Given entries section start
## Split partition tile TMA load into four per-stage bulk copies with early refill

The single whole-tile bulk copy into shared memory becomes four stage slots, each with its own mbarrier, and every group of warps waits only on its own quarter. Once all warps of a stage have read their keys, counted through a shared atomic, the last one issues the next tile's copy for that slot right away instead of waiting for the post-ranking __syncthreads. Partial and unaligned tiles now also go through bulk copies, with granule padding and a fallback global read at the tail. This aims to overlap the next tile's load with ranking and the scatter, at the cost of more barriers, atomics and edge-case complexity.

```diff
diff --git a/thrill_b200/csrc/tg_partition.cuh b/thrill_b200/csrc/tg_partition.cuh
--- a/thrill_b200/csrc/tg_partition.cuh
+++ b/thrill_b200/csrc/tg_partition.cuh
@@ -81,8 +81,14 @@
     static constexpr int HALF = TILE / 2;
     static constexpr int TILE_BYTES = TILE * ITEM_BYTES;
     static constexpr int NWARPS = THREADS / 32;
-    static constexpr int BUF_BYTES = TILE_BYTES + (WORDS == 1 ? 16 : 0);
-    static constexpr int SMEM = BUF_BYTES + HALF * ITEM_BYTES + NWARPS * RADIX * (int)sizeof(unsigned short) + RADIX * 4 + 64 + 16 + (STORE ? HALF : 0) + (PEER ? PEER_MAX * 8 : 0) + SCRATCH + 128;
+    static constexpr int STAGES = 4;
+    static constexpr int STAGE_WARPS = NWARPS / STAGES;
+    static constexpr int STAGE_ITEMS = TILE / STAGES;
+    static constexpr int GRANULE = 16 / ITEM_BYTES;
+    static constexpr int SLOT = STAGE_ITEMS + (GRANULE > 1 ? GRANULE : 0);
+    static constexpr int BUF_BYTES = STAGES * SLOT * ITEM_BYTES;
+    static constexpr int SMEM = BUF_BYTES + HALF * ITEM_BYTES + NWARPS * RADIX * (int)sizeof(unsigned short) + RADIX * 4 + 64 + STAGES * 12 + (STORE ? HALF : 0) + (PEER ? PEER_MAX * 8 : 0) + SCRATCH + 128;
+    static_assert(NWARPS % STAGES == 0 && STAGE_ITEMS % GRANULE == 0, "partition pass: a stage is whole warps and granules");
     static_assert(SMEM <= 227 * 1024, "partition pass: shared memory of one CTA");
 };
 constexpr u32 TILE_GROUP = 8;
@@ -184,7 +190,8 @@
     u32* const goff = reinterpret_cast<u32*>(whist + NWARPS * RADIX);
     u32* const warp_tot = goff + RADIX;
     u64* const mbar = reinterpret_cast<u64*>(warp_tot + 16);
-    unsigned char* const dig = reinterpret_cast<unsigned char*>(mbar + 2);
+    u32* const sread = reinterpret_cast<u32*>(mbar + C::STAGES);
+    unsigned char* const dig = reinterpret_cast<unsigned char*>(sread + C::STAGES);
     Item** const dptr = reinterpret_cast<Item**>(dig + (DigitFn::kStoreDigit ? HALF : 0));
     unsigned char* const fscratch = reinterpret_cast<unsigned char*>(dptr + (PEER ? PEER_MAX : 0));
 
@@ -198,28 +205,52 @@
     const u32 whist_w_a = smem_u32(whist_w);
     const u32 wbase = warp * 32 * ITEMS;
 
-    struct TileInfo { u32 start, len, row, idx, seg; };
+    struct TileInfo {
+        u32 start, len, row, w;
+        __device__ __forceinline__ u32 idx() const { return w & 0xfffffu; }
+        __device__ __forceinline__ u32 seg() const { return w >> 20; }
+    };
     auto tile_info = [&](u32 j) -> TileInfo {
         TileInfo ti;
         if (SEG) {
             const uint4 d = __ldg(&sl.tiles[j]);
-            ti.start = d.x; ti.len = d.y; ti.row = d.z; ti.idx = d.w & 0xfffffu; ti.seg = d.w >> 20;
+            ti.start = d.x; ti.len = d.y; ti.row = d.z; ti.w = d.w;
         }
         else {
             ti.start = j * TILE;
             ti.len = (n - ti.start < (u32)TILE) ? n - ti.start : (u32)TILE;
-            ti.row = j; ti.idx = j; ti.seg = 0;
+            ti.row = j; ti.w = j;
         }
         return ti;
     };
     auto tma_shift = [&](const TileInfo& ti) -> u32 { return WORDS == 1 ? (ti.start & 1u) : 0u; };
-    auto tma_ok = [&](const TileInfo& ti) -> bool {
-        if (ti.len != (u32)TILE) return false;
-        return tma_shift(ti) == 0 || (size_t)ti.start + TILE + 1 <= n;
+    struct Span { u32 src, end; };
+    auto stage_span = [&](const TileInfo& ti, u32 s) -> Span {
+        Span sp;
+        sp.src = ti.start + s * (u32)C::STAGE_ITEMS - tma_shift(ti);
+        sp.end = sp.src;
+        if (s * (u32)C::STAGE_ITEMS < ti.len) {
+            const u32 last = ti.start + min((s + 1) * (u32)C::STAGE_ITEMS, ti.len);
+            constexpr u32 GR = (u32)C::GRANULE;
+            sp.end = min((last + GR - 1) / GR * GR, n / GR * GR);
+        }
+        return sp;
     };
+    auto start_copy = [&](const TileInfo& ti, u32 s) {
+        const Span sp = stage_span(ti, s);
+        if (sp.end > sp.src) {
+            const u32 bytes = (sp.end - sp.src) * (u32)C::ITEM_BYTES;
+            mbar_expect_tx(&mbar[s], bytes);
+            bulk_g2s(buf + s * C::SLOT, in + sp.src, bytes, &mbar[s]);
+        }
+    };
 
     if (tid == 0) {
-        mbar_init(&mbar[0], 1);
+#pragma unroll
+        for (int s = 0; s < C::STAGES; ++s) {
+            mbar_init(&mbar[s], 1);
+            sread[s] = 0;
+        }
         mbar_fence_init();
     }
     if (PEER && tid < PEER_MAX) dptr[tid] = dbase[tid];
@@ -228,14 +259,11 @@
     u32 j = blockIdx.x;
     TileInfo tnext = tile_info(j < num_tiles ? j : 0);
     TileInfo tnext2 = tile_info(j + gridDim.x < num_tiles ? j + gridDim.x : 0);
-    if (j < num_tiles) {
-        const TileInfo t0 = tnext;
-        if (tid == 0 && tma_ok(t0)) {
-            const u32 sh = tma_shift(t0), bytes = C::TILE_BYTES + 16 * sh;
-            mbar_expect_tx(&mbar[0], bytes);
-            bulk_g2s(buf, in + (t0.start - sh), bytes, &mbar[0]);
-        }
-    }
+    if (j < num_tiles && tid == 0) {
+#pragma unroll
+        for (int s = 0; s < C::STAGES; ++s) start_copy(tnext, (u32)s);
+    }
+    const u32 stage = (u32)warp / (u32)C::STAGE_WARPS;
     u32 phase = 0;
 
     for (; j < num_tiles; j += gridDim.x) {
@@ -245,49 +273,47 @@
         const u32 tile_base = ti.start;
         const bool full_tile = ti.len == (u32)TILE;
         const u32 tile_valid = ti.len;
-        const bool by_tma = tma_ok(ti);
-        const u32* const gb = SEG ? sl.segbase + (size_t)ti.seg * RADIX : gbase;
+        const u32* const gb = SEG ? sl.segbase + (size_t)ti.seg() * RADIX : gbase;
 
 #pragma unroll
         for (int i = 0; i < RADIX / 64; ++i) reinterpret_cast<u32*>(whist_w)[i * 32 + lane] = 0;
 
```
Given entries section end
Work instructions.
Would you repeat the records above without any changes?

Exercise answer.
## Split partition tile TMA load into four per-stage bulk copies with early refill

The single whole-tile bulk copy into shared memory becomes four stage slots, each with its own mbarrier, and every group of warps waits only on its own quarter. Once all warps of a stage have read their keys, counted through a shared atomic, the last one issues the next tile's copy for that slot right away instead of waiting for the post-ranking __syncthreads. Partial and unaligned tiles now also go through bulk copies, with granule padding and a fallback global read at the tail. This aims to overlap the next tile's load with ranking and the scatter, at the cost of more barriers, atomics and edge-case complexity.

```diff
diff --git a/thrill_b200/csrc/tg_partition.cuh b/thrill_b200/csrc/tg_partition.cuh
--- a/thrill_b200/csrc/tg_partition.cuh
+++ b/thrill_b200/csrc/tg_partition.cuh
@@ -81,8 +81,14 @@
     static constexpr int HALF = TILE / 2;
     static constexpr int TILE_BYTES = TILE * ITEM_BYTES;
     static constexpr int NWARPS = THREADS / 32;
-    static constexpr int BUF_BYTES = TILE_BYTES + (WORDS == 1 ? 16 : 0);
-    static constexpr int SMEM = BUF_BYTES + HALF * ITEM_BYTES + NWARPS * RADIX * (int)sizeof(unsigned short) + RADIX * 4 + 64 + 16 + (STORE ? HALF : 0) + (PEER ? PEER_MAX * 8 : 0) + SCRATCH + 128;
+    static constexpr int STAGES = 4;
+    static constexpr int STAGE_WARPS = NWARPS / STAGES;
+    static constexpr int STAGE_ITEMS = TILE / STAGES;
+    static constexpr int GRANULE = 16 / ITEM_BYTES;
+    static constexpr int SLOT = STAGE_ITEMS + (GRANULE > 1 ? GRANULE : 0);
+    static constexpr int BUF_BYTES = STAGES * SLOT * ITEM_BYTES;
+    static constexpr int SMEM = BUF_BYTES + HALF * ITEM_BYTES + NWARPS * RADIX * (int)sizeof(unsigned short) + RADIX * 4 + 64 + STAGES * 12 + (STORE ? HALF : 0) + (PEER ? PEER_MAX * 8 : 0) + SCRATCH + 128;
+    static_assert(NWARPS % STAGES == 0 && STAGE_ITEMS % GRANULE == 0, "partition pass: a stage is whole warps and granules");
     static_assert(SMEM <= 227 * 1024, "partition pass: shared memory of one CTA");
 };
 constexpr u32 TILE_GROUP = 8;
@@ -184,7 +190,8 @@
     u32* const goff = reinterpret_cast<u32*>(whist + NWARPS * RADIX);
     u32* const warp_tot = goff + RADIX;
     u64* const mbar = reinterpret_cast<u64*>(warp_tot + 16);
-    unsigned char* const dig = reinterpret_cast<unsigned char*>(mbar + 2);
+    u32* const sread = reinterpret_cast<u32*>(mbar + C::STAGES);
+    unsigned char* const dig = reinterpret_cast<unsigned char*>(sread + C::STAGES);
     Item** const dptr = reinterpret_cast<Item**>(dig + (DigitFn::kStoreDigit ? HALF : 0));
     unsigned char* const fscratch = reinterpret_cast<unsigned char*>(dptr + (PEER ? PEER_MAX : 0));
 
@@ -198,28 +205,52 @@
     const u32 whist_w_a = smem_u32(whist_w);
     const u32 wbase = warp * 32 * ITEMS;
 
-    struct TileInfo { u32 start, len, row, idx, seg; };
+    struct TileInfo {
+        u32 start, len, row, w;
+        __device__ __forceinline__ u32 idx() const { return w & 0xfffffu; }
+        __device__ __forceinline__ u32 seg() const { return w >> 20; }
+    };
     auto tile_info = [&](u32 j) -> TileInfo {
         TileInfo ti;
         if (SEG) {
             const uint4 d = __ldg(&sl.tiles[j]);
-            ti.start = d.x; ti.len = d.y; ti.row = d.z; ti.idx = d.w & 0xfffffu; ti.seg = d.w >> 20;
+            ti.start = d.x; ti.len = d.y; ti.row = d.z; ti.w = d.w;
         }
         else {
             ti.start = j * TILE;
             ti.len = (n - ti.start < (u32)TILE) ? n - ti.start : (u32)TILE;
-            ti.row = j; ti.idx = j; ti.seg = 0;
+            ti.row = j; ti.w = j;
         }
         return ti;
     };
     auto tma_shift = [&](const TileInfo& ti) -> u32 { return WORDS == 1 ? (ti.start & 1u) : 0u; };
-    auto tma_ok = [&](const TileInfo& ti) -> bool {
-        if (ti.len != (u32)TILE) return false;
-        return tma_shift(ti) == 0 || (size_t)ti.start + TILE + 1 <= n;
+    struct Span { u32 src, end; };
+    auto stage_span = [&](const TileInfo& ti, u32 s) -> Span {
+        Span sp;
+        sp.src = ti.start + s * (u32)C::STAGE_ITEMS - tma_shift(ti);
+        sp.end = sp.src;
+        if (s * (u32)C::STAGE_ITEMS < ti.len) {
+            const u32 last = ti.start + min((s + 1) * (u32)C::STAGE_ITEMS, ti.len);
+            constexpr u32 GR = (u32)C::GRANULE;
+            sp.end = min((last + GR - 1) / GR * GR, n / GR * GR);
+        }
+        return sp;
     };
+    auto start_copy = [&](const TileInfo& ti, u32 s) {
+        const Span sp = stage_span(ti, s);
+        if (sp.end > sp.src) {
+            const u32 bytes = (sp.end - sp.src) * (u32)C::ITEM_BYTES;
+            mbar_expect_tx(&mbar[s], bytes);
+            bulk_g2s(buf + s * C::SLOT, in + sp.src, bytes, &mbar[s]);
+        }
+    };
 
     if (tid == 0) {
-        mbar_init(&mbar[0], 1);
+#pragma unroll
+        for (int s = 0; s < C::STAGES; ++s) {
+            mbar_init(&mbar[s], 1);
+            sread[s] = 0;
+        }
         mbar_fence_init();
     }
     if (PEER && tid < PEER_MAX) dptr[tid] = dbase[tid];
@@ -228,14 +259,11 @@
     u32 j = blockIdx.x;
     TileInfo tnext = tile_info(j < num_tiles ? j : 0);
     TileInfo tnext2 = tile_info(j + gridDim.x < num_tiles ? j + gridDim.x : 0);
-    if (j < num_tiles) {
-        const TileInfo t0 = tnext;
-        if (tid == 0 && tma_ok(t0)) {
-            const u32 sh = tma_shift(t0), bytes = C::TILE_BYTES + 16 * sh;
-            mbar_expect_tx(&mbar[0], bytes);
-            bulk_g2s(buf, in + (t0.start - sh), bytes, &mbar[0]);
-        }
-    }
+    if (j < num_tiles && tid == 0) {
+#pragma unroll
+        for (int s = 0; s < C::STAGES; ++s) start_copy(tnext, (u32)s);
+    }
+    const u32 stage = (u32)warp / (u32)C::STAGE_WARPS;
     u32 phase = 0;
 
     for (; j < num_tiles; j += gridDim.x) {
@@ -245,49 +273,47 @@
         const u32 tile_base = ti.start;
         const bool full_tile = ti.len == (u32)TILE;
         const u32 tile_valid = ti.len;
-        const bool by_tma = tma_ok(ti);
-        const u32* const gb = SEG ? sl.segbase + (size_t)ti.seg * RADIX : gbase;
+        const u32* const gb = SEG ? sl.segbase + (size_t)ti.seg() * RADIX : gbase;
 
 #pragma unroll
         for (int i = 0; i < RADIX / 64; ++i) reinterpret_cast<u32*>(whist_w)[i * 32 + lane] = 0;
 
```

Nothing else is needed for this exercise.